<<<<

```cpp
void LinRun::memo_generation() {
    gen_span = (uint32_t)(3 * K + 3);
    clear_memo = false;
    if (lflags & JH_LIN_GEN_JUMP) ctx->gen_base = (1u << GEN_BITS) - 2;
    if ((uint64_t)ctx->gen_base + gen_span >= (1u << GEN_BITS) - 1) {
        ctx->gen_base = 0;
#ifndef JH_NO_WRAP_CLEAR
        clear_memo = true;
#endif
    }
}
// ... 6 lines not shown
    if (opts && opts->p1_waves_per_cu > 0) p1_per_cu = std::min(p1_per_cu, (int)opts->p1_waves_per_cu);
    waves1 = (int)std::min<int64_t>(K, (int64_t)ctx->n_cu * p1_per_cu);
    memo = ctx->ws<uint64_t>(WS_MEMO, (size_t)waves1 * memo_cap1 * 2, true);
    if (clear_memo) HIP_TRY(hipMemsetAsync(memo, 0, ctx->bufs[WS_MEMO].bytes, st));
    stack_cap = (uint32_t)smax + 2;
    stack = ctx->ws<Frame>(WS_STACK, (size_t)waves1 * stack_cap);
    scr_bytes = MemoQ::SLOTS * 8;
    scr_bytes_h = MemoH::SLOTS * 8;
    scr_bytes_bfs = (((uint64_t)smax * 84 + 4096) + 255) & ~255ULL;
    scr = ctx->ws<char>(WS_SCRATCH, (size_t)waves1 * scr_bytes);
    q = ctx->ws<int32_t>(WS_QUEUE, Q_WORDS);
    list = ctx->ws<int32_t>(WS_STATS, K);
    defer = ctx->ws<int32_t>(WS_DEFER, 3 * (size_t)(K + 1));
    defer_l = defer + (K + 1); defer_w = defer + 2 * (K + 1);
    d64 = ctx->ws<uint64_t>(WS_DEFER64, 3 * (size_t)(K + 1));
    HIP_TRY(hipMemsetAsync(q, 0, Q_WORDS * sizeof(int32_t), st));
    HIP_TRY(hipMemsetAsync(q + Q_T_WIDE, 0xFF, 2 * sizeof(int32_t), st));
    for (int w : {Q_T_BFS, Q_T_LEAN, Q_T_XW, Q_T_P1}) HIP_TRY(hipMemsetAsync(q + w, 0xFF, 2 * sizeof(int32_t), st));

    meta = ctx->ws<KeyMeta>(WS_META, K);
    arena = ctx->ws<char>(WS_ARENA, (size_t)m * 8 + (size_t)K * 32 + 256);
    TblArgs ta{};
    ta.src = key_src();
    ta.K = K; ta.meta = meta; ta.arena = arena; ta.bump = (unsigned long long *)(q + Q_BUMP);
    list_w = ctx->ws<int32_t>(WS_LIST_W, K);
    ta.out = out_dev; ta.list = list; ta.n_list = q + Q_N_LIST; ta.list_w = list_w; ta.n_list_w = q + Q_N_LIST_W;
    list_x = ctx->ws<int32_t>(WS_LIST_X, K);
    ta.list_x = list_x; ta.n_list_x = q + Q_N_LIST_X; ta.xw_max = (unsigned long long *)(q + Q_XW_MAX);
    ta.states8 = n_states <= 256 ? 1 : 0;
    k_key_tables<<<(unsigned)std::min<int64_t>((K + 3) / 4, 8192), 256, 0, st>>>(ta);

    list1 = list;
    if (!tune_env("JH_NO_LPT") && K > 1) {
        uint32_t *cost = ctx->ws<uint32_t>(WS_LCOST, 2 * K);
        int32_t *lv = ctx->ws<int32_t>(WS_LSORT, 2 * K);
        k_list_cost<<<grid_for(K, 256, 4096), 256, 0, st>>>(list, q + Q_N_LIST, meta, K, cost, lv);
        size_t tbl = 0;
        HIP_TRY(hipcub::DeviceRadixSort::SortPairsDescending(nullptr, tbl, cost, cost + K, lv, lv + K, (int)K, 0, 32, st));
        HIP_TRY(hipcub::DeviceRadixSort::SortPairsDescending(ctx->ws<char>(WS_LTMP, tbl), tbl, cost, cost + K, lv,
                                                             lv + K, (int)K, 0, 32, st));
        list1 = lv + K;
    }
}

void LinRun::phase1_args() {
// ... 222 lines not shown
    }
    wa.pend = ctx->ws<uint64_t>(WS_WG_PEND, (size_t)n_wg * 2 * work_cap);
    if (!ctx->lds_attr_wg) {
        HIP_TRY(hipFuncSetAttribute((const void *)k_lin_wg, hipFuncAttributeMaxDynamicSharedMemorySize, WG_LDS));
        ctx->lds_attr_wg = true;
    }
    return wa;
}

void LinRun::prep_race(int nd_all, int nd_l) {
    race_bfs(nd_all);
    const int help_cus = race_helper_count(nd_l);
    uint64_t *memo2 = race_lean_sizing(nd_l, help_cus);
    race_helpers(nd_l);
    race_lean_args(nd_l, memo2);
}

void LinRun::race_bfs(int nd_all) {
    claim = ctx->ws<int32_t>(WS_CLAIM, K);
    HIP_TRY(hipMemsetAsync(claim, 0, (size_t)K * sizeof(int32_t), st));
    HIP_TRY(hipMemsetAsync(q + Q_QUEUE, 0, sizeof(int32_t), st));
    HIP_TRY(hipMemsetAsync(q + Q_UNRES, 0, sizeof(int32_t), st));
    HIP_TRY(hipMemsetAsync(q + Q_P2_QUEUE, 0, sizeof(int32_t), st));

    uint32_t ncap = 1u << 22;
    if (const char *e = tune_env("JH_BFS_NODES")) ncap = (uint32_t)std::max(1 << 16, std::min(1 << 26, atoi(e)));
    const int64_t reach_cap = std::max<int64_t>(budget + 1, ncap);
    const BfsSizes sz = bfs_table_sizes(reach_cap);
    const uint32_t set_cap = sz.set_cap, q_cap = sz.q_cap;
    uint32_t hcap = 1u << 16;
    while (hcap < 2 * (uint64_t)ncap) hcap <<= 1;
    const uint32_t lcap = (uint32_t)smax + 2;
    const int bfs_cus = std::max(1, nd_all > 2000 && nd_all <= 4000 ? ctx->n_cu / 4
                                                                      : std::min(96, ctx->n_cu * 3 / 8));
    wg2 = std::min(nd_all, tune_env("JH_BFS_CUS") ? std::max(1, atoi(tune_env("JH_BFS_CUS"))) :
                           opts && opts->bfs_wgs > 0 ? std::min(opts->bfs_wgs, ctx->n_cu - 16) : bfs_cus);
    const uint64_t per_bfs = (uint64_t)set_cap * 8 + 4ULL * q_cap * 8 + scr_bytes_bfs + (uint64_t)ncap * 8 +
                             (uint64_t)lcap * 4 + (uint64_t)hcap * 16 + (uint64_t)ncap * 4 + ((uint64_t)ncap / 32 + 1) * 4 +
// ... 73 lines not shown
    }
    return memo2;
}

void LinRun::race_helpers(int nd_l) {
    wr = WgArgs{};
    if (wg_race && nd_l > 0) wr = build_wg(std::max(1, ctx->n_cu - wg2), claim, q + Q_P2_QUEUE);
    wh = WgArgs{};
    seq_start = nullptr;
    seq_stall = nullptr;
    if (n_help <= 0) return;
    const bool spec_on = !(lflags & JH_LIN_NO_SPEC) && !(tune_env("JH_SPEC") && !atoi(tune_env("JH_SPEC")));
    wh = build_wg(n_help, claim, nullptr, spec_on);
    seq_start = ctx->ws<unsigned long long>(WS_HELP_START, K);
    int32_t *taken = ctx->ws<int32_t>(WS_HELP_TAKEN, 2 * (size_t)K);
    HIP_TRY(hipMemsetAsync(seq_start, 0, (size_t)K * sizeof(unsigned long long), st));
    HIP_TRY(hipMemsetAsync(taken, 0, 2 * (size_t)K * sizeof(int32_t), st));
    seq_stall = (uint32_t *)(taken + K);
    wh.seq_start = seq_start; wh.seq_exit = q + Q_SEQ_EXIT; wh.seq_waves = waves2; wh.taken = taken;
    wh.mains_live = q + Q_MAINS;
    uint64_t late_us = HELPER_LATE_US;
    if (opts && opts->helper_late_us > 0) late_us = (uint64_t)opts->helper_late_us;
    if (lflags & JH_LIN_HELPERS_NOW) late_us = 0;
    wh.late_ticks = late_us * 100;
    const bool by_time = JH_HELP_BY_ORDER || (opts && opts->helper_late_us > 0) ||
                         (lflags & (JH_LIN_HELPERS_NOW | JH_LIN_HELP_STALL));
    wh.stall = by_time ? nullptr : seq_stall;
    wh.stall_min = opts && opts->helper_stall_min > 0 ? (uint32_t)opts->helper_stall_min : HELPER_STALL_MIN;
    if (spec_on) {
        wh.spec = ctx->ws<SpecSlot>(WS_SPEC, SPEC_SLOTS);
        HIP_TRY(hipMemsetAsync(wh.spec, 0, sizeof(SpecSlot) * SPEC_SLOTS, st));
        wh.spec_res_cap = SPEC_RES_CAP;
        wh.spec_res = ctx->ws<uint64_t>(WS_SPEC_RES, (size_t)n_wg * SPEC_RES_CAP);
        wh.spec_min = 512; wh.spec_mult = 32; wh.spec_dist = 128;
        wh.spec_q = q + Q_SPEC;
        wh.spec_first = (lflags & JH_LIN_SPEC_FIRST) ? 1 : 0;
        wh.n_mains = std::min(n_wg, HELPER_MAINS);
        if (const char *e = tune_env("JH_SPEC_SERVERS")) wh.n_mains = std::max(1, n_wg - std::max(0, atoi(e)));
        if (const char *e = tune_env("JH_SPEC_MIN")) wh.spec_min = (uint32_t)std::max(1, atoi(e));
        if (const char *e = tune_env("JH_SPEC_MULT")) wh.spec_mult = (uint32_t)std::max(1, atoi(e));
        if (const char *e = tune_env("JH_SPEC_DIST")) wh.spec_dist = (uint32_t)std::max(1, atoi(e));
    }
}

void LinRun::race_lean_args(int nd_l, uint64_t *memo2) {
    const int wmax = std::max(waves2, waves3);
// ... 7 lines not shown
    b.defer_list = defer3; b.defer_count = q + Q_DEFER3;
    b.defer64 = nullptr; b.defer_kind = nullptr; b.defer_kind_count = nullptr;
    b.memo = memo2; b.memo_cap = cap2l; b.stack = stack2; b.scratch = scr2; b.scratch_bytes = scr_bytes_h;
    b.budget = split3 ? p2 : budget;
    b.budget_full = split3 && cap2l == cap2 ? budget : 0;
    b.gen_base = ctx->gen_base + (uint32_t)K + 1;
    b.dbg = dbg ? dbg + 16 * 256 : nullptr; b.claim = claim;
    b.probes = (unsigned long long *)(q + Q_PROBES_SEQ);
    b.seq_start = seq_start; b.exit_count = seq_start ? q + Q_SEQ_EXIT : nullptr;
    b.stamp_progress = seq_start && (lflags & JH_LIN_HELP_STALL) ? 1 : 0;
    b.stall = seq_stall;
    b.defer_time = nullptr;
    b.handoff = nullptr;
    if (n_help > 0 && a.rs_off && waves2 > 0 && (lflags & JH_LIN_TAKEOVER) && !(lflags & JH_LIN_NO_TAKEOVER)) {
        int32_t *ho = ctx->ws<int32_t>(WS_HANDOFF, K);
        HIP_TRY(hipMemsetAsync(ho, 0, (size_t)K * sizeof(int32_t), st));
        b.handoff = ho;
        b.hlog_cap = 32768;
        b.hlog = ctx->ws<uint32_t>(WS_RS_LOG2, (size_t)wmax * b.hlog_cap);
        wh.d.handoff = ho;
    }
}

void LinRun::timeline_tables(bool wide) {
    if (!defer_times) return;
    unsigned long long *tl = ctx->ws<unsigned long long>(WS_TL, TL_W * (size_t)K);
    HIP_TRY(hipMemsetAsync(tl, 0, TL_W * sizeof(unsigned long long) * K, st));
    c.tl = tl; b.tl = tl;
    if (wide) bw.tl = tl;
    if (n_help > 0) wh.d.tl = tl;
}
// ... 552 lines not shown
```

Measured before the change: 261.3 million.

## Fuse per-key record gather, pairing and table build into one wave kernel

Adds k_key_build, a one-wave-per-key kernel that builds the records, pairs invocations with completions, checks violations and emits the key tables from LDS, for keys up to a segment cap. The separate gather/pair/orphan/tables kernels now run only on longer keys, or not at all. k_range also writes the key and row arrays for the partition step, and the many small hipMemsetAsync calls are batched into one fill kernel plus a queue-init kernel. The aim is to cut launch overhead and global-memory round trips during preparation, at the cost of a large and complex new code path that has to reproduce the old pairing semantics exactly.

Result: faster. 265.9 million (median of 6 runs) (+1.7%).

```diff
diff --git a/include/jh.h b/include/jh.h
--- a/include/jh.h
+++ b/include/jh.h
@@ -86,6 +86,8 @@
 #define JH_LIN_HELP_STALL   8192
 #define JH_LIN_NO_TAKEOVER  16384
 #define JH_LIN_TAKEOVER     32768
+#define JH_LIN_PREP_SPLIT   65536
+#define JH_LIN_PREP_CAP     1024
 
 typedef struct jh_lin_opts {
     int64_t init_value;
diff --git a/jepsen_amd/_abi.py b/jepsen_amd/_abi.py
--- a/jepsen_amd/_abi.py
+++ b/jepsen_amd/_abi.py
@@ -63,6 +63,8 @@
 LIN_HELP_STALL = 8192
 LIN_NO_TAKEOVER = 16384
 LIN_TAKEOVER = 32768
+LIN_PREP_SPLIT = 65536
+LIN_PREP_CAP = 1024
 CAUSE_DEFERRED = 9
 
 
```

>>>>

▶ Prompt
Return every line of the listing above where "SortPairsDescending" appears.

▶ Response for this exercise
        HIP_TRY(hipcub::DeviceRadixSort::SortPairsDescending(nullptr, tbl, cost, cost + K, lv, lv + K, (int)K, 0, 32, st));
        HIP_TRY(hipcub::DeviceRadixSort::SortPairsDescending(ctx->ws<char>(WS_LTMP, tbl), tbl, cost, cost + K, lv,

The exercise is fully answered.